## WORK TO COMPLETE
Read the entries below and pull out each line with the string "facets".

★ ★ ★

+template <int EM, int NZ, class Out>
+__device__ __forceinline__ void tail_march(const double* xs, const double* cf, const TailRegion& R, int tx, int ty,
+                                           double da, Out&& out) {
+  const double* cx = cf + tx * C_NCOEF;
+  const double* cy = cf + (EM + ty) * C_NCOEF;
+  double cA[3][3], cB[3][3];
+  int o[3][3];
+#pragma unroll
+  for (int b = 0; b < 3; ++b) {
+    const int yy = ty + b - 1;
+    const bool oky = yy >= 0 && yy < R.EY;
+    const double My = oky ? cy[C_MLO + b] : 0.0, Ky = oky ? cy[C_KLO + b] : 0.0;
+#pragma unroll
+    for (int a = 0; a < 3; ++a) {
+      const int xx = tx + a - 1;
+      const bool okx = xx >= 0 && xx < R.EX;
+      const double Mx = okx ? cx[C_MLO + a] : 0.0, Kx = okx ? cx[C_KLO + a] : 0.0;
+      cA[b][a] = My * Mx;
+      cB[b][a] = My * Kx + Ky * Mx;
+      o[b][a] = clampi(xx, 0, R.EX - 1) + EM * clampi(yy, 0, R.EY - 1);
+    }
+  }
+  auto plane_ab = [&](int k, double& A, double& B) {
+    const double* p = xs + EM * EM * k;
+    A = 0.0;
+    B = 0.0;
+#pragma unroll
+    for (int b = 0; b < 3; ++b)
+#pragma unroll
+      for (int a = 0; a < 3; ++a) {
+        const double v = p[o[b][a]];
+        A += cA[b][a] * v;
+        B += cB[b][a] * v;
+      }
+  };
+  double A0 = 0.0, B0 = 0.0, A1, B1, A2 = 0.0, B2 = 0.0;
+  plane_ab(0, A1, B1);
+#pragma unroll
+  for (int k = 0; k < NZ; ++k) {
+    if (k < R.nz) {
+      if (k + 1 < R.nz) {
+        plane_ab(k + 1, A2, B2);
+      } else {
+        A2 = 0.0;
+        B2 = 0.0;
+      }
+      const double* cz = cf + (2 * EM + k) * C_NCOEF;
+      const double y = cz[C_MLO] * (A0 + da * B0) + cz[C_MDI] * (A1 + da * B1) + cz[C_MUP] * (A2 + da * B2) +
+                       da * (cz[C_KLO] * A0 + cz[C_KDI] * A1 + cz[C_KUP] * A2);
+      out(k, y);
+      A0 = A1; B0 = B1;
+      A1 = A2; B1 = B2;
+    }
+  }
+}
+
+template <int TX, int NZ, int NZX>
+__global__ __launch_bounds__((TX + 2 * kTailHalo) * (TX + 2 * kTailHalo)) void k_mg_tail(MgTailArgs a) {
+  using P = TailPlan<TX, NZ>;
+  constexpr int EM = P::EM, CM = P::CM, NT = P::NT;
+  __shared__ double s_xs[P::kFine], s_rs[P::kFine], s_cs[P::kCoarse], s_cf[P::kCoef], s_rw[P::kRw], s_pw[P::kPw];
+  __shared__ double s_wy[P::kWs], s_wx[P::kWs];
+  const CgGrid& g = a.g;
+  const MgXfer& x = a.xf;
+  const int n0 = g.n0, n1 = g.n1, nz = NZX > 0 ? NZX : g.n2;
+  const int ntx = (n0 + TX - 1) / TX;
+  const int bx = (int)blockIdx.x % ntx, by = (int)blockIdx.x / ntx;
+  const int i0 = bx * TX, j0 = by * TX;
+  const int i1 = min(n0, i0 + TX), j1 = min(n1, j0 + TX);
+  const int ex0 = max(0, i0 - kTailHalo), ex1 = min(n0, i1 + kTailHalo);
+  const int ey0 = max(0, j0 - kTailHalo), ey1 = min(n1, j1 + kTailHalo);
+  const TailRegion R{ex0, ey0, ex1 - ex0, ey1 - ey0, nz, a.sy, a.sz};
+  const int c0[3] = {c_first(x, 0, ex0), c_first(x, 1, ey0), 0};
+  const int cN[3] = {c_last(x, 0, ex1 - 1) - c0[0] + 1, c_last(x, 1, ey1 - 1) - c0[1] + 1, x.cn[2]};
+  const int tid = (int)threadIdx.x;
+  const int tx = tid % EM, ty = tid / EM;
+  const bool col = tx < R.EX && ty < R.EY;
+  const int gi = ex0 + tx, gj = ey0 + ty;
+  const int64_t plane = a.sz;
+  const int64_t gcol = col ? gi + a.sy * gj : 0;
+  const int lcol = tx + EM * ty;
+
+  const int done = a.st != nullptr ? a.st->done : 0;
+  double bb[NZ], dd[NZ];
+#pragma unroll
+  for (int k = 0; k < NZ; ++k) {
+    const bool ok = col && k < nz;
+    bb[k] = ok ? a.b[gcol + plane * k] : 0.0;
+    dd[k] = ok ? a.dinv[gcol + plane * k] : 0.0;
+  }
+  const int sx = gi == 0 ? 0 : 1, sy = gj == 0 ? 0 : 1;
+  const bool onx = col && ((gi == 0 && g.bnd[0][0]) || (gi == n0 - 1 && g.bnd[0][1]));
+  const bool ony = col && ((gj == 0 && g.bnd[1][0]) || (gj == n1 - 1 && g.bnd[1][1]));
+  const bool zf0 = g.bnd[2][0] != 0, zf1 = g.bnd[2][1] != 0;
+  const int64_t wo_y = 18 * (int64_t)n0 * n1, wo_x = wo_y + 18 * (int64_t)n0 * nz;
+  double wz0[9], wz1[9];
+#pragma unroll
+  for (int e = 0; e < 9; ++e) {
+    wz0[e] = (col && zf0) ? a.facew[((int64_t)gj * n0 + gi) * 9 + e] : 0.0;
+    wz1[e] = (col && zf1) ? a.facew[((int64_t)(n1 + gj) * n0 + gi) * 9 + e] : 0.0;
+  }
+  const bool fs_on[4] = {g.bnd[1][0] && ey0 == 0, g.bnd[1][1] && ey1 == n1, g.bnd[0][0] && ex0 == 0,
+                         g.bnd[0][1] && ex1 == n0};
+  constexpr int KW = (NZ * EM * 9 + NT - 1) / NT;
+  double wv[4][KW];
+#pragma unroll
+  for (int fs = 0; fs < 4; ++fs) {
+    const int row = fs < 2 ? n0 : n1, first = fs < 2 ? ex0 : ey0, cnt = fs < 2 ? R.EX : R.EY;
+    const int64_t base = (fs < 2 ? wo_y : wo_x) + (int64_t)(fs & 1) * nz * row * 9;
+#pragma unroll
+    for (int q = 0; q < KW; ++q) {
+      const int t = tid + q * NT;
+      const int e = t % 9, l = (t / 9) % EM, k = t / (9 * EM);
+      wv[fs][q] = (fs_on[fs] && k < nz && l < cnt) ? a.facew[base + ((int64_t)k * row + first + l) * 9 + e] : 0.0;
+    }
+  }
+  constexpr int KC = (P::kCoarse + NT - 1) / NT;
+  double dc[KC];
+#pragma unroll
+  for (int q = 0; q < KC; ++q) {
+    const int t = tid + q * NT;
+    const int ci = t % CM, cj = (t / CM) % CM, ck = t / (CM * CM);
+    const bool ok = ci < cN[0] && cj < cN[1] && ck < cN[2];
+    dc[q] = ok ? a.dinv_c[(c0[0] + ci) + a.csy * (c0[1] + cj) + a.csz * ck] : 0.0;
+  }
+  constexpr int KF = (P::kCoef + NT - 1) / NT;
+  double cfv[KF];
+#pragma unroll
+  for (int q = 0; q < KF; ++q) {
+    const int t = tid + q * NT;
+    const int row = t / C_NCOEF, e = t % C_NCOEF;
+    const int ax = row < EM ? 0 : (row < 2 * EM ? 1 : 2);
+    const int loc = row - ax * EM;
+    const int first = ax == 0 ? ex0 : (ax == 1 ? ey0 : 0), cnt = ax == 0 ? R.EX : (ax == 1 ? R.EY : nz);
+    cfv[q] = (t < P::kCoef && loc < cnt) ? g.coef[ax][(int64_t)(first + loc) * C_NCOEF + e] : 0.0;
+  }
+  constexpr int KR = (P::kRw + NT - 1) / NT;
+  double rwv[KR];
+#pragma unroll
+  for (int q = 0; q < KR; ++q) {
+    const int t = tid + q * NT;
+    const int row = t / 3, e = t % 3;
+    const int ax = row < CM ? 0 : (row < 2 * CM ? 1 : 2);
+    const int loc = row - ax * CM;
+    rwv[q] = (t < P::kRw && loc < cN[ax]) ? x.rw[ax][3 * (c0[ax] + loc) + e] : 0.0;
+  }
+  constexpr int KP = (P::kPw + NT - 1) / NT;
+  double pwv[KP];
+#pragma unroll
+  for (int q = 0; q < KP; ++q) {
+    const int t = tid + q * NT;
+    const int row = t / 2, e = t % 2;
+    const int ax = row < EM ? 0 : (row < 2 * EM ? 1 : 2);
+    const int loc = row - ax * EM;
+    const int first = ax == 0 ? ex0 : (ax == 1 ? ey0 : 0), cnt = ax == 0 ? R.EX : (ax == 1 ? R.EY : nz);
+    pwv[q] = (t < P::kPw && loc < cnt) ? x.pw[ax][2 * (first + loc) + e] : 0.0;
+  }
+
+  if (done) return;
+
+  if (col) {
+#pragma unroll
+    for (int k = 0; k < NZ; ++k)
+      if (k < nz) {
+        s_rs[lcol + EM * EM * k] = bb[k];
+        s_xs[lcol + EM * EM * k] = a.omega * dd[k] * bb[k];
+      }
+  }
+#pragma unroll
+  for (int fs = 0; fs < 4; ++fs)
+    if (fs_on[fs]) {
+      double* dst = (fs < 2 ? s_wy : s_wx) + (fs & 1) * (NZ * EM * 9);
+#pragma unroll
+      for (int q = 0; q < KW; ++q)
+        if (tid + q * NT < NZ * EM * 9) dst[tid + q * NT] = wv[fs][q];
+    }
+#pragma unroll
+  for (int q = 0; q < KC; ++q)
+    if (tid + q * NT < P::kCoarse) s_cs[tid + q * NT] = dc[q];
+#pragma unroll
+  for (int q = 0; q < KF; ++q)
+    if (tid + q * NT < P::kCoef) s_cf[tid + q * NT] = cfv[q];
+#pragma unroll
+  for (int q = 0; q < KR; ++q)
+    if (tid + q * NT < P::kRw) s_rw[tid + q * NT] = rwv[q];
+#pragma unroll
+  for (int q = 0; q < KP; ++q)
+    if (tid + q * NT < P::kPw) s_pw[tid + q * NT] = pwv[q];
+  __syncthreads();
+
+  int pox[3], poy[3];
+#pragma unroll
+  for (int q = 0; q < 3; ++q) {
+    pox[q] = clampi(tx + q - 1, 0, R.EX - 1);
+    poy[q] = EM * clampi(ty + q - 1, 0, R.EY - 1);
+  }
+  auto facets = [&](int k) {
+    double f = 0.0;
+    if (k == 0 || k == nz - 1) {
+      const double* p = s_xs + EM * EM * k;
+#pragma unroll
+      for (int u = 0; u < 3; ++u)
+#pragma unroll
+        for (int v = 0; v < 3; ++v) {
+          const double xv = p[pox[u] + poy[v]];
+          if (k == 0) f += wz0[u * 3 + v] * xv;
+          if (k == nz - 1) f += wz1[u * 3 + v] * xv;
+        }
+    }
+    if (ony) {
+      const double* w = s_wy + ((sy * NZ + k) * EM + tx) * 9;
+#pragma unroll
+      for (int v = 0; v < 3; ++v) {
+        const double* p = s_xs + EM * EM * clampi(k + v - 1, 0, nz - 1) + EM * ty;
+#pragma unroll
+        for (int u = 0; u < 3; ++u) f += w[u * 3 + v] * p[pox[u]];
+      }
+    }
+    if (onx) {
+      const double* w = s_wx + ((sx * NZ + k) * EM + ty) * 9;
+#pragma unroll
+      for (int v = 0; v < 3; ++v) {
+        const double* p = s_xs + EM * EM * clampi(k + v - 1, 0, nz - 1) + tx;
+#pragma unroll
+        for (int u = 0; u < 3; ++u) f += w[u * 3 + v] * p[poy[u]];
+      }
+    }
+    return f;
+  };
+
+  if (col)
+    tail_march<EM, NZ>(s_xs, s_cf, R, tx, ty, g.dt_alpha,
+                       [&](int k, double y) { s_rs[lcol + EM * EM * k] = bb[k] - y - facets(k); });
+  __syncthreads();
+
+#pragma unroll
+  for (int q = 0; q < KC; ++q) {
+    const int t = tid + q * NT;
+    const int ci = t % CM, cj = (t / CM) % CM, ck = t / (CM * CM);
+    if (ci < cN[0] && cj < cN[1] && ck < cN[2]) {
+      const int fi = c_centre(x, 0, c0[0] + ci) - ex0, fj = c_centre(x, 1, c0[1] + cj) - ey0, fk = c_centre(x, 2, ck);
+      const double* wi = s_rw + 3 * ci;
+      const double* wj = s_rw + 3 * (CM + cj);
+      const double* wk = s_rw + 3 * (2 * CM + ck);
+      double acc = 0.0;
+#pragma unroll
+      for (int c = 0; c < 3; ++c) {
+        double pl = 0.0;
+#pragma unroll
+        for (int b = 0; b < 3; ++b) {
+          const int base = EM * (clampi(fj + b - 1, 0, R.EY - 1) + EM * clampi(fk + c - 1, 0, nz - 1));
+          double row = 0.0;
+#pragma unroll
+          for (int aa = 0; aa < 3; ++aa) row += wi[aa] * s_rs[base + clampi(fi + aa - 1, 0, R.EX - 1)];
+          pl += wj[b] * row;
+        }
+        acc += wk[c] * pl;
+      }
+      s_cs[t] = a.omega_c * s_cs[t] * acc;
+    }
+  }
+  __syncthreads();
+
+  const bool in1 = col && gi >= i0 - 1 && gi < i1 + 1 && gj >= j0 - 1 && gj < j1 + 1;
+  if (in1) {
+    int pa[2], pb[2];
+    pmap(x, 0, gi, pa[0], pa[1]);
+    pmap(x, 1, gj, pb[0], pb[1]);
+    const double* wi = s_pw + 2 * tx;
+    const double* wj = s_pw + 2 * (EM + ty);
+    int oc[2][2];
+    double wc[2][2];
+#pragma unroll
+    for (int b = 0; b < 2; ++b)
+#pragma unroll
+      for (int aa = 0; aa < 2; ++aa) {
+        oc[b][aa] = clampi(pa[aa] - c0[0], 0, cN[0] - 1) + CM * clampi(pb[b] - c0[1], 0, cN[1] - 1);
+        wc[b][aa] = wj[b] * wi[aa];
+      }
+#pragma unroll
+    for (int k = 0; k < NZ; ++k) {
+      if (k >= nz) break;
+      int pc[2];
+      pmap(x, 2, k, pc[0], pc[1]);
+      const double* wk = s_pw + 2 * (2 * EM + k);
+      double acc = 0.0;
+#pragma unroll
+      for (int c = 0; c < 2; ++c) {
+        const double* p = s_cs + CM * CM * pc[c];
+        acc += wk[c] * ((wc[0][0] * p[oc[0][0]] + wc[0][1] * p[oc[0][1]]) + (wc[1][0] * p[oc[1][0]] + wc[1][1] * p[oc[1][1]]));
+      }
+      s_xs[lcol + EM * EM * k] += acc;
+    }
+  }
+  __syncthreads();
+
+  const bool own = col && gi >= i0 && gi < i1 && gj >= j0 && gj < j1;
+  if (own) {
+    tail_march<EM, NZ>(s_xs, s_cf, R, tx, ty, g.dt_alpha, [&](int k, double y) {
+      const double r = bb[k] - y - facets(k);
+      a.x[gcol + plane * k] = s_xs[lcol + EM * EM * k] + a.omega * dd[k] * r;
+    });
+  }
+}
+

★ ★ ★

## RESPONSE TO THIS EXERCISE
+  auto facets = [&](int k) {
+                       [&](int k, double y) { s_rs[lcol + EM * EM * k] = bb[k] - y - facets(k); });
+      const double r = bb[k] - y - facets(k);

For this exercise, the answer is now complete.